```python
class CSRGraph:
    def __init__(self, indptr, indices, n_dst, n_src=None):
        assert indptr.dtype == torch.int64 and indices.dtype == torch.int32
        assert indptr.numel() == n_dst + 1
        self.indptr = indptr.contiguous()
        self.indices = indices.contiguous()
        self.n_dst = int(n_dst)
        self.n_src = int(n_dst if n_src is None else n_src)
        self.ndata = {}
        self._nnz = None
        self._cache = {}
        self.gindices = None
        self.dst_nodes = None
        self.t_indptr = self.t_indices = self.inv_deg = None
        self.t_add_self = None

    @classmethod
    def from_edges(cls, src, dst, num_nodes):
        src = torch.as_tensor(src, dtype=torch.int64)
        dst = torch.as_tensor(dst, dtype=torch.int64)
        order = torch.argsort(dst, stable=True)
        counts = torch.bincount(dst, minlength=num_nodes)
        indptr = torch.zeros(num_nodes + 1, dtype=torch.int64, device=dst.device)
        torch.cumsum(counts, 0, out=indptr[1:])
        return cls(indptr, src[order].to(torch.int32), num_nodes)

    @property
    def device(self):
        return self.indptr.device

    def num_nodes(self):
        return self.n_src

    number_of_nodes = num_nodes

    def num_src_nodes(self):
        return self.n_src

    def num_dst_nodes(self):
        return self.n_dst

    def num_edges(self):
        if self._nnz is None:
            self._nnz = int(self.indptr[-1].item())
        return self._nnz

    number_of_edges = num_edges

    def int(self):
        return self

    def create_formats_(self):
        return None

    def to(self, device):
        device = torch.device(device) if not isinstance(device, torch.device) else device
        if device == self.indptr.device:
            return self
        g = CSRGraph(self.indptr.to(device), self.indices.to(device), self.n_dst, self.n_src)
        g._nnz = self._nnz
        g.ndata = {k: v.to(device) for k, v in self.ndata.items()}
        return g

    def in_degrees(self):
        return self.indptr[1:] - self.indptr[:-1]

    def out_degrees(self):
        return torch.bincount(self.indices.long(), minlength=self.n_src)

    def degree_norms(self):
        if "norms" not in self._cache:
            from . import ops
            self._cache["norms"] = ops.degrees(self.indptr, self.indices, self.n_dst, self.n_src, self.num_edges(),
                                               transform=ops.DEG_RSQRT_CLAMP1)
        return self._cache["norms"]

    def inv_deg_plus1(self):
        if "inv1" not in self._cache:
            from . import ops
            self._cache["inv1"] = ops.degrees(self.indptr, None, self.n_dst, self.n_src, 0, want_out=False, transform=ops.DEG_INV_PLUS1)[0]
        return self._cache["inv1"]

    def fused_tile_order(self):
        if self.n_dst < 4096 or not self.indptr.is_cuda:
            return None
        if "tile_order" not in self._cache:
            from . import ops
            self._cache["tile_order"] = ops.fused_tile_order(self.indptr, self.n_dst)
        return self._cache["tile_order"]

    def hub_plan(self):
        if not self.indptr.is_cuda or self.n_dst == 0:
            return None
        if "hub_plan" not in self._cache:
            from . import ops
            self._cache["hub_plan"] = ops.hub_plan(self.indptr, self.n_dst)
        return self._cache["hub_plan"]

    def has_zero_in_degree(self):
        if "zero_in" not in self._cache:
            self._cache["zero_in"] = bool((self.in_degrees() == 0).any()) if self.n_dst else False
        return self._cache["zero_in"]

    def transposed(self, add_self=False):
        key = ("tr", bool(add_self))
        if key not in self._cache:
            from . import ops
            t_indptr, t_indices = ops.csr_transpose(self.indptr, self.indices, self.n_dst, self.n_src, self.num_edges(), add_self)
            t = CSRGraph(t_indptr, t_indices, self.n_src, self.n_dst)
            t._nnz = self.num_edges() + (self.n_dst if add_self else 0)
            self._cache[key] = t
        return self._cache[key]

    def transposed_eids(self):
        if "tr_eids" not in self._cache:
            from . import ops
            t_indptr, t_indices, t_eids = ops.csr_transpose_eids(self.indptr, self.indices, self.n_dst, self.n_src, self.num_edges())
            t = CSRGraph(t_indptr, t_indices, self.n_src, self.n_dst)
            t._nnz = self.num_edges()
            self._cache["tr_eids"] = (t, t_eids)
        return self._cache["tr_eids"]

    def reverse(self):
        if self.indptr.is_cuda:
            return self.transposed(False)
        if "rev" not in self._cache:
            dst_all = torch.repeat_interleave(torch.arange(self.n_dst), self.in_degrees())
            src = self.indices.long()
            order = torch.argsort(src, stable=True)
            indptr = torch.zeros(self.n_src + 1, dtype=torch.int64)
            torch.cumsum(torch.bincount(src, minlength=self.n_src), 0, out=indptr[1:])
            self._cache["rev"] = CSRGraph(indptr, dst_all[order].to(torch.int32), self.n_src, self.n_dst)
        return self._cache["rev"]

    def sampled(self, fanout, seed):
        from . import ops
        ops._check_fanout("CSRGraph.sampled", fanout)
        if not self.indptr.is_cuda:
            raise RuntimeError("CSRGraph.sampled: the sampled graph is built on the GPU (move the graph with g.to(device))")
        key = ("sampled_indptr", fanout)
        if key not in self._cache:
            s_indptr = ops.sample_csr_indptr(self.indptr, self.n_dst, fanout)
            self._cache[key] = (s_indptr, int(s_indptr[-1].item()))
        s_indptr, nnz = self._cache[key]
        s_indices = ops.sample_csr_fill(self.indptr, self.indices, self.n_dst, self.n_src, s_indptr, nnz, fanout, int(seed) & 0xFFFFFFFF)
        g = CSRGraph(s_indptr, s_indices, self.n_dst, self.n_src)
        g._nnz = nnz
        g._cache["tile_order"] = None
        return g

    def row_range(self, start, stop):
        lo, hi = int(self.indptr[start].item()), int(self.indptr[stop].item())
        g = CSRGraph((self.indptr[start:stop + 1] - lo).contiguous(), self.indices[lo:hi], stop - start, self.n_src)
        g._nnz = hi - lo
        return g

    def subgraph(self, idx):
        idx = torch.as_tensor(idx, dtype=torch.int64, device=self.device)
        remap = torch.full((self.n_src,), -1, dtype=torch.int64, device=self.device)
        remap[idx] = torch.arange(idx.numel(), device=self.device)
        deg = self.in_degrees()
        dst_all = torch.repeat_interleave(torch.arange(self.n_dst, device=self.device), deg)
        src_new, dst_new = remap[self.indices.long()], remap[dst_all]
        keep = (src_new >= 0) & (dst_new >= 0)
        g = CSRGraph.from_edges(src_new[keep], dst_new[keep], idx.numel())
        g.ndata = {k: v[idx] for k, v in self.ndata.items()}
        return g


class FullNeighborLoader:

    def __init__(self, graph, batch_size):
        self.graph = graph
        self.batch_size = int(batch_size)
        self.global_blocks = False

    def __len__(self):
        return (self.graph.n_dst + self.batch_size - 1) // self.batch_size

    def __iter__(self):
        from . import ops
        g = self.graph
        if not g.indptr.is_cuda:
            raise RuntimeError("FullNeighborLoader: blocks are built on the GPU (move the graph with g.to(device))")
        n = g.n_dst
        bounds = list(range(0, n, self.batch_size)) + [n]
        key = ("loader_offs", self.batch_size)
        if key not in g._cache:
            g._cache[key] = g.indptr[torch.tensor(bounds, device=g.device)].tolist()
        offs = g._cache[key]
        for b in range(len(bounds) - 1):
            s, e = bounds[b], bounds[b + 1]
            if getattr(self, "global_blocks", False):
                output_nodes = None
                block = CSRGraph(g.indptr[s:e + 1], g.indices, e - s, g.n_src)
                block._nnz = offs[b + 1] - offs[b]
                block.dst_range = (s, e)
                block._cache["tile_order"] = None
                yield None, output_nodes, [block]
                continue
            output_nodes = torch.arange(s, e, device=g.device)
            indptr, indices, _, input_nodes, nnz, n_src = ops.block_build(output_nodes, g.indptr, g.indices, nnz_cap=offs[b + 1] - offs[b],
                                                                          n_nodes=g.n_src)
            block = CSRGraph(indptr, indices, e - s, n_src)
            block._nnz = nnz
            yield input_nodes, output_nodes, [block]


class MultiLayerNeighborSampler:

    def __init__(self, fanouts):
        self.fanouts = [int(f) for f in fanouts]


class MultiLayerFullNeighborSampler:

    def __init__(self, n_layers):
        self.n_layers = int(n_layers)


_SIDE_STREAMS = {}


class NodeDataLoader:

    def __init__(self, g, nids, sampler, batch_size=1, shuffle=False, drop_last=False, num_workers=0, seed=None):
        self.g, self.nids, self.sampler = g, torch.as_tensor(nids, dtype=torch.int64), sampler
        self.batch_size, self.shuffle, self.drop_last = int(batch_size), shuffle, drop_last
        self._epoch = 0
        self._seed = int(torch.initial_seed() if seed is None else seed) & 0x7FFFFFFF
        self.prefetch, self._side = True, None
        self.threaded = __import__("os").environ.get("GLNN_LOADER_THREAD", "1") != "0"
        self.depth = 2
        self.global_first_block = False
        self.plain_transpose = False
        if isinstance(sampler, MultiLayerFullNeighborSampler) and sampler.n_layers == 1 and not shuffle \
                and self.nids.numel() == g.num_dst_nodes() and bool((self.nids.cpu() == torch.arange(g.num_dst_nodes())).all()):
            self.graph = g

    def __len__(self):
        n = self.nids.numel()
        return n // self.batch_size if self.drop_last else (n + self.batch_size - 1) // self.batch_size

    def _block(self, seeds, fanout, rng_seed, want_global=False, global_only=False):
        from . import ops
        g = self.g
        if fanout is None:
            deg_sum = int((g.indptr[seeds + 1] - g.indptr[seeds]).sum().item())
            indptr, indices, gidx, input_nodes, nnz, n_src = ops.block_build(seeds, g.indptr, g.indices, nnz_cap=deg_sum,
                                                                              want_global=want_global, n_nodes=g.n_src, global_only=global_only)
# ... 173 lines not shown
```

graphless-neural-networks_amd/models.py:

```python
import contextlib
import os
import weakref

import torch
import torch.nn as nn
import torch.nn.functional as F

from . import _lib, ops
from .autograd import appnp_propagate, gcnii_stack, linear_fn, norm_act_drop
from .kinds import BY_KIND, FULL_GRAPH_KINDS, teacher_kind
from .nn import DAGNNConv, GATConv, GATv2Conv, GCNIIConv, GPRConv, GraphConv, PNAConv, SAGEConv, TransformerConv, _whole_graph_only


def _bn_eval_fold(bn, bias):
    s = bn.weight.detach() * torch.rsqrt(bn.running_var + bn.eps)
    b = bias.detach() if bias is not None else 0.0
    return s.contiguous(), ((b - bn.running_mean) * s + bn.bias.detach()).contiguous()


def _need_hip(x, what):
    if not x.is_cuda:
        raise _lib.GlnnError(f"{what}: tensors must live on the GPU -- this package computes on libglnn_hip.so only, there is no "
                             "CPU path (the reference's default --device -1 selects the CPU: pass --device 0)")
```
**********
Directions: Search the material above for "raise". Copy each line that has it.

Response to the exercise:
            raise RuntimeError("CSRGraph.sampled: the sampled graph is built on the GPU (move the graph with g.to(device))")
            raise RuntimeError("FullNeighborLoader: blocks are built on the GPU (move the graph with g.to(device))")
        raise _lib.GlnnError(f"{what}: tensors must live on the GPU -- this package computes on libglnn_hip.so only, there is no "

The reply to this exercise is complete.